The cranium was likely sectioned into two for the Ascent of Man display. At this point the mandible became separated from the cranium and was accessioned into the collection as a 'chimpanzee'. Both are inscribed with 'S. morio' (catalogue number 31) and have now been reunited. For some fortunate reason the male Simia morio skin, shipped in a casket of arrack, was never mounted as a taxidermy specimen so didn’t go on display in the gallery. It remains folded (now dry) as originally received demonstrating Wallace’s procedure for preservation and packing.

Orangutang skin
Male Simia morio skin

 

It is likely the other skins and mounted skeletons were prepared for public display and lost in the museum’s Upper Horseshoe Gallery during the Blitz of 3 May 1941. The orangutans appear to have been mounted similarly to those collected by Wallace in Sarawak and now in the Natural History Museum, London.

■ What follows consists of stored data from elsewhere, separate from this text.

__global__ __launch_bounds__(256) void cw_render_frames_kernel(CwParams P, uint8_t *out)
{
    const int lane = threadIdx.x & (CW_WAVE - 1);
    const int wave = (blockIdx.x * blockDim.x + threadIdx.x) / CW_WAVE;
    const int n_waves = gridDim.x * blockDim.x / CW_WAVE;
    for (int env = wave; env < P.n_envs; env += n_waves) {
        uint32_t sp[8], codes, agent_cell, hold;
        load_state_uniform(P, env, CW_SRC_CURRENT, sp, codes, agent_cell, hold);
        paint_state_frame(P, out + (size_t)env * P.frame_bytes, sp, codes, agent_cell, hold, lane);
    }
}
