# ZeldaM1/PnP-VCVE

Measured on NVIDIA B200. Metric: enhanced_frames_per_sec_720p, higher is better.
Workload: dtype bf16

## Files before the change

### pnpvcve_b200/csrc/pnp_api.cu

```cuda
#include <cmath>
#include <cstddef>
#include <cuda.h>
#include <cuda_runtime.h>
#include <mutex>
#include <stdio.h>
#include <stdlib.h>
#include <string.h>

#include "../../include/pnp_vcve.h"
#include "pnp_conv.cuh"
#include "pnp_ops.cuh"

namespace {

thread_local char g_err[512] = "";
int g_pair_override = -1;

static_assert(sizeof(pnp_dyn_entry) == sizeof(pnp::DynEntry), "launch-table entry layout");

int fail(int code, const char* fmt, const char* detail = "") {
  snprintf(g_err, sizeof(g_err), fmt, detail);
  return code;
}

int cuda_fail(cudaError_t e, const char* where) {
  snprintf(g_err, sizeof(g_err), "%s: %s", where, cudaGetErrorString(e));
  return PNP_ERR_CUDA;
}

struct DeviceInfo {
  bool ok = false;
  int sms = 0;
  int max_pairs = 0;
  cudaError_t err = cudaSuccess;
};

DeviceInfo g_dev[64];
std::once_flag g_dev_once[64];

int device_info(DeviceInfo** out) {
  int dev = 0;
  cudaError_t e = cudaGetDevice(&dev);
  if (e != cudaSuccess) return cuda_fail(e, "cudaGetDevice");
  if (dev < 0 || dev >= 64) return fail(PNP_ERR_ARG, "device ordinal out of range");
  std::call_once(g_dev_once[dev], [dev]() {
    cudaDeviceProp prop;
    cudaError_t e2 = cudaGetDeviceProperties(&prop, dev);
    if (e2 == cudaSuccess) {
      g_dev[dev].ok = (prop.major == 10);
      g_dev[dev].sms = prop.multiProcessorCount;
      if (g_dev[dev].ok) e2 = pnp::conv_rows_prepare(&g_dev[dev].max_pairs);
      if (g_dev[dev].ok && e2 == cudaSuccess) e2 = pnp::warp_prepare();
    }
    g_dev[dev].err = e2;
  });
  *out = &g_dev[dev];
  if (g_dev[dev].err != cudaSuccess) return cuda_fail(g_dev[dev].err, "device initialisation");
  if (!g_dev[dev].ok) return fail(PNP_ERR_ARCH, "libpnpvcve needs an sm_100 device (B200)");
  return PNP_OK;
}

struct Knobs {
  int l2_hints = 0;
  int par_split = 1;
  int warp_tma = 1;
  int pair = 0;
  int rings_nio = 0, rings_sa = 0;
  int debug_skip = 0;
  long long* trace = nullptr;
};

const Knobs& knobs() {
  static const Knobs k = []() {
    Knobs v;
    if (const char* e = getenv("PNP_L2_HINTS")) v.l2_hints = atoi(e);
    if (const char* e = getenv("PNP_PAR_SPLIT")) v.par_split = atoi(e) != 0;
    if (const char* e = getenv("PNP_PAIR")) v.pair = atoi(e);
    if (const char* e = getenv("PNP_WARP_TMA")) v.warp_tma = atoi(e) != 0;
    if (const char* e = getenv("PNP_RINGS")) {
      if (sscanf(e, "%d,%d", &v.rings_nio, &v.rings_sa) != 2) v.rings_nio = v.rings_sa = 0;
    }
#ifdef PNP_DIAG
    if (const char* e = getenv("PNP_DEBUG_SKIP")) v.debug_skip = atoi(e);
    if (const char* e = getenv("PNP_TRACE_PTR")) v.trace = reinterpret_cast<long long*>(strtoull(e, nullptr, 10));
#endif
    return v;
  }();
  return k;
}

pnp::DynRef dyn_ref(const pnp_dyn_ref* d) {
  pnp::DynRef r;
  r.table = d ? reinterpret_cast<const pnp::DynEntry*>(d->table) : nullptr;
  r.step = d ? d->step : nullptr;
  r.node = d ? d->node : 0;
  r.stride = d ? d->stride : 0;
  return r;
}

typedef CUresult (*MemsetD32AsyncFn)(CUdeviceptr, unsigned int, size_t, CUstream);

MemsetD32AsyncFn memset32_fn() {
  static MemsetD32AsyncFn fn = []() -> MemsetD32AsyncFn {
    void* p = nullptr;
    cudaDriverEntryPointQueryResult q;
    if (cudaGetDriverEntryPoint("cuMemsetD32Async", &p, cudaEnableDefault, &q) == cudaSuccess &&
        q == cudaDriverEntryPointSuccess)
      return reinterpret_cast<MemsetD32AsyncFn>(p);
    return nullptr;
  }();
  return fn;
}

int store_step(int32_t* word, int32_t value, cudaStream_t stream) {
  MemsetD32AsyncFn fn = memset32_fn();
  if (fn == nullptr) return fail(PNP_ERR_CUDA, "cuMemsetD32Async entry point not available");
  CUresult r = fn(reinterpret_cast<CUdeviceptr>(word), static_cast<unsigned int>(value), 1, stream);
  if (r != CUDA_SUCCESS) {
    snprintf(g_err, sizeof(g_err), "cuMemsetD32Async failed with CUresult %d", (int)r);
    return PNP_ERR_CUDA;
  }
  return PNP_OK;
}

typedef CUresult (*EncodeTiledFn)(CUtensorMap*, CUtensorMapDataType, cuuint32_t, void*, const cuuint64_t*,
                                  const cuuint64_t*, const cuuint32_t*, const cuuint32_t*,
                                  CUtensorMapInterleave, CUtensorMapSwizzle, CUtensorMapL2promotion,
                                  CUtensorMapFloatOOBfill);

EncodeTiledFn encode_fn() {
  static EncodeTiledFn fn = []() -> EncodeTiledFn {
    void* p = nullptr;
    cudaDriverEntryPointQueryResult q;
    if (cudaGetDriverEntryPoint("cuTensorMapEncodeTiled", &p, cudaEnableDefault, &q) == cudaSuccess &&
        q == cudaDriverEntryPointSuccess)
      return reinterpret_cast<EncodeTiledFn>(p);
    return nullptr;
  }();
  return fn;
}

int make_map(CUtensorMap* m, const void* base, int N, int H, int W, int box_w, long long spx = 0, long long sy = 0,
             long long sn = 0, int box_h = 1, int ch = 64) {
  EncodeTiledFn fn = encode_fn();
  if (fn == nullptr) return fail(PNP_ERR_CUDA, "cuTensorMapEncodeTiled entry point not available");
  const cuuint64_t px = (cuuint64_t)ch * 2;
  cuuint64_t dims[4] = {(cuuint64_t)ch, (cuuint64_t)W, (cuuint64_t)H, (cuuint64_t)N};
  cuuint64_t strides[3] = {px, (cuuint64_t)W * px, (cuuint64_t)H * W * px};
  if (spx != 0) {
    strides[0] = (cuuint64_t)spx * 2;
    strides[1] = (cuuint64_t)sy * 2;
    strides[2] = (cuuint64_t)sn * 2;
  }
  cuuint32_t box[4] = {(cuuint32_t)ch, (cuuint32_t)box_w, (cuuint32_t)box_h, 1};
  cuuint32_t estr[4] = {1, 1, 1, 1};
  CUresult r = fn(m, CU_TENSOR_MAP_DATA_TYPE_BFLOAT16, 4, const_cast<void*>(base), dims, strides, box, estr,
                  CU_TENSOR_MAP_INTERLEAVE_NONE, ch == 32 ? CU_TENSOR_MAP_SWIZZLE_64B : CU_TENSOR_MAP_SWIZZLE_128B,
                  CU_TENSOR_MAP_L2_PROMOTION_L2_256B,
                  CU_TENSOR_MAP_FLOAT_OOB_FILL_NONE);
  if (r != CUDA_SUCCESS) {
    snprintf(g_err, sizeof(g_err), "cuTensorMapEncodeTiled failed with CUresult %d", (int)r);
    return PNP_ERR_CUDA;
  }
  return PNP_OK;
}

bool aligned16(const void* p) { return (reinterpret_cast<uintptr_t>(p) & 15u) == 0; }
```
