# FelipeMartins96/rsoccer-isaac-cleanrl

Measured on NVIDIA B200. Metric: vss_env_steps_per_s, higher is better.
Workload: dtype f32

## Files before the change

### rsoccer_isaac_cleanrl_b200/csrc/vss_lane.cuh

```cuda
#pragma once
#include <stdint.h>
#include <math.h>
#include <string.h>
#if defined(__CUDACC__)
#include <cuda_bf16.h>
#endif

#include "../../include/vss_b200.h"

#if defined(__CUDACC__)
#define VSS_HD __host__ __device__ __forceinline__
#define VSS_HD_COLD inline __host__ __device__ __noinline__
#else
#define VSS_HD inline
#define VSS_HD_COLD inline
#endif

#ifndef VSS_INTEG_UNROLL
#define VSS_INTEG_UNROLL 1
#endif

namespace vss {

constexpr int INTEG_UNROLL = VSS_INTEG_UNROLL;
// ... 590 lines not shown
      const float p_dist = S[(W_PREV + 1 + r) * LDS];
      const float dist = norm2(fsub(x, bx), fsub(y, by));
      rew[4 * r + 2] = fmul(fsub(p_dist, dist), P.w_move);
    }
  }
  if (P.w_energy > 0.0f) {
#pragma unroll
    for (int r = 0; r < 6; ++r) {
      const float al = S[(11 + 9 * r) * LDS], ar = S[(12 + 9 * r) * LDS];
      rew[4 * r + 3] = fmul(-fmul(fadd(fabsf(al), fabsf(ar)), 0.5f), P.w_energy);
    }
  }
}

VSS_HD_COLD void reset_lane(float* S, const DevParams& P, const RngKey& key) {
  const uint32_t ep = fbits(S[VSS_W_EPISODE * LDS]);
  float px[7], py[7];
#pragma unroll 1
  for (uint32_t attempt = 0; attempt < (uint32_t)RESET_MAX_ATTEMPTS; ++attempt) {
    uint32_t u[16];
#pragma unroll
    for (uint32_t b = 0; b < 4; ++b) {
      const U4 g = rng_block(key, ep, STREAM_RESET_POS, (attempt << 2) | b);
      u[4 * b] = g.x; u[4 * b + 1] = g.y; u[4 * b + 2] = g.z; u[4 * b + 3] = g.w;
    }
#pragma unroll
    for (int e = 0; e < 7; ++e) {
      px[e] = fmul(fsub(u01(u[2 * e]), 0.5f), P.reset_sx);
      py[e] = fmul(fsub(u01(u[2 * e + 1]), 0.5f), P.reset_sy);
    }
    bool too_close = false;
#pragma unroll
    for (int a = 0; a < 7; ++a)
#pragma unroll
      for (int b = a + 1; b < 7; ++b) {
        const float dx = fsub(px[a], px[b]), dy = fsub(py[a], py[b]);
        too_close |= ffma(dy, dy, fmul(dx, dx)) < P.min_d2;
      }
    if (!too_close) break;
  }
  const U4 m0 = rng_block(key, ep, STREAM_RESET_MISC, 0), m1 = rng_block(key, ep, STREAM_RESET_MISC, 1);
  const uint32_t m[8] = {m0.x, m0.y, m0.z, m0.w, m1.x, m1.y, m1.z, m1.w};
  S[0] = px[0]; S[LDS] = py[0];
  S[2 * LDS] = fmul(fsub(u01(m[6]), 0.5f), P.ball_speed);
  S[3 * LDS] = fmul(fsub(u01(m[7]), 0.5f), P.ball_speed);
#pragma unroll
  for (int r = 0; r < 6; ++r) {
    float* b = S + (4 + 9 * r) * LDS;
    const float yaw = fsub(fmul(u01(m[r]), 6.283185307179586f), 3.141592653589793f);
    b[0] = px[1 + r]; b[LDS] = py[1 + r];
    b[2 * LDS] = 0.0f; b[3 * LDS] = 0.0f;
    b[4 * LDS] = cosf(yaw); b[5 * LDS] = sinf(yaw);
    b[6 * LDS] = 0.0f; b[7 * LDS] = 0.0f; b[8 * LDS] = 0.0f;
  }
  S[VSS_W_EPISODE * LDS] = bitsf(ep + 1u);
}
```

Gallery with natural history collections
Mammals in the museums’ Upper Horseshoe Gallery before the Blitz, including on the left what appears to be a juvenile and adult orangutan. 

 

Wallace’ reputation has fared well in the century since his death, with this book review from The Guardian asserting him as:

“An adventurer who does not present himself as adventurous; he is a Victorian Englishman abroad with all the self-assurance but without the lordly superiority of the coloniser; he is the chronicler of wonders who refuses to exaggerate...”. 

However, there is an impetus to recognise the local people who enabled Wallace’s achievements – the Dayak, Malay, ethnic Chinese and other indigenous peoples of Sarawak. In 2018 the Lee Kong Chian Natural History Museum in Singapore unveiled a statue of Wallace and Ali, Wallace’s “faithful companion of almost all my journeyings among the islands of the far East”. 

As a researcher and lecturer working in Malaysia, I attended the 2013 Alfred Russel Wallace - His Predecessors and Successors conference in Kuching, Sarawak. Like Wallace, close to 150 years before, I was eager “to see the Orang-utan (or great man-like ape of Borneo) in his native haunts”. I visited the Semenggoh Nature Reserve, a sanctuary run by the Sarawak State Government for semi wild orangutans which have been injured, orphaned or kept illegally as pets.

Habitat loss and hunting have greatly decimated the orangutan population of Borneo, with a 2018 study estimating that over 100,000 Bornean orangutans were lost between 1999 and 2015. This was brought to public attention in Iceland Food’s 2018 'banned' TV advert below.

The Malay Archipelago has inspired scientists, naturalists and novelists, from Joseph Conrad to David Attenborough. Let’s hope it can help inspire the current generation to do everything they possibly can to ensure the survival of the critically endangered orangutans of Borneo. You can find out more at Orangutan Outreach here.

John in jungle
Myself and orangutan at the Semenggoh Nature Reserve, Sarawak in November 2013.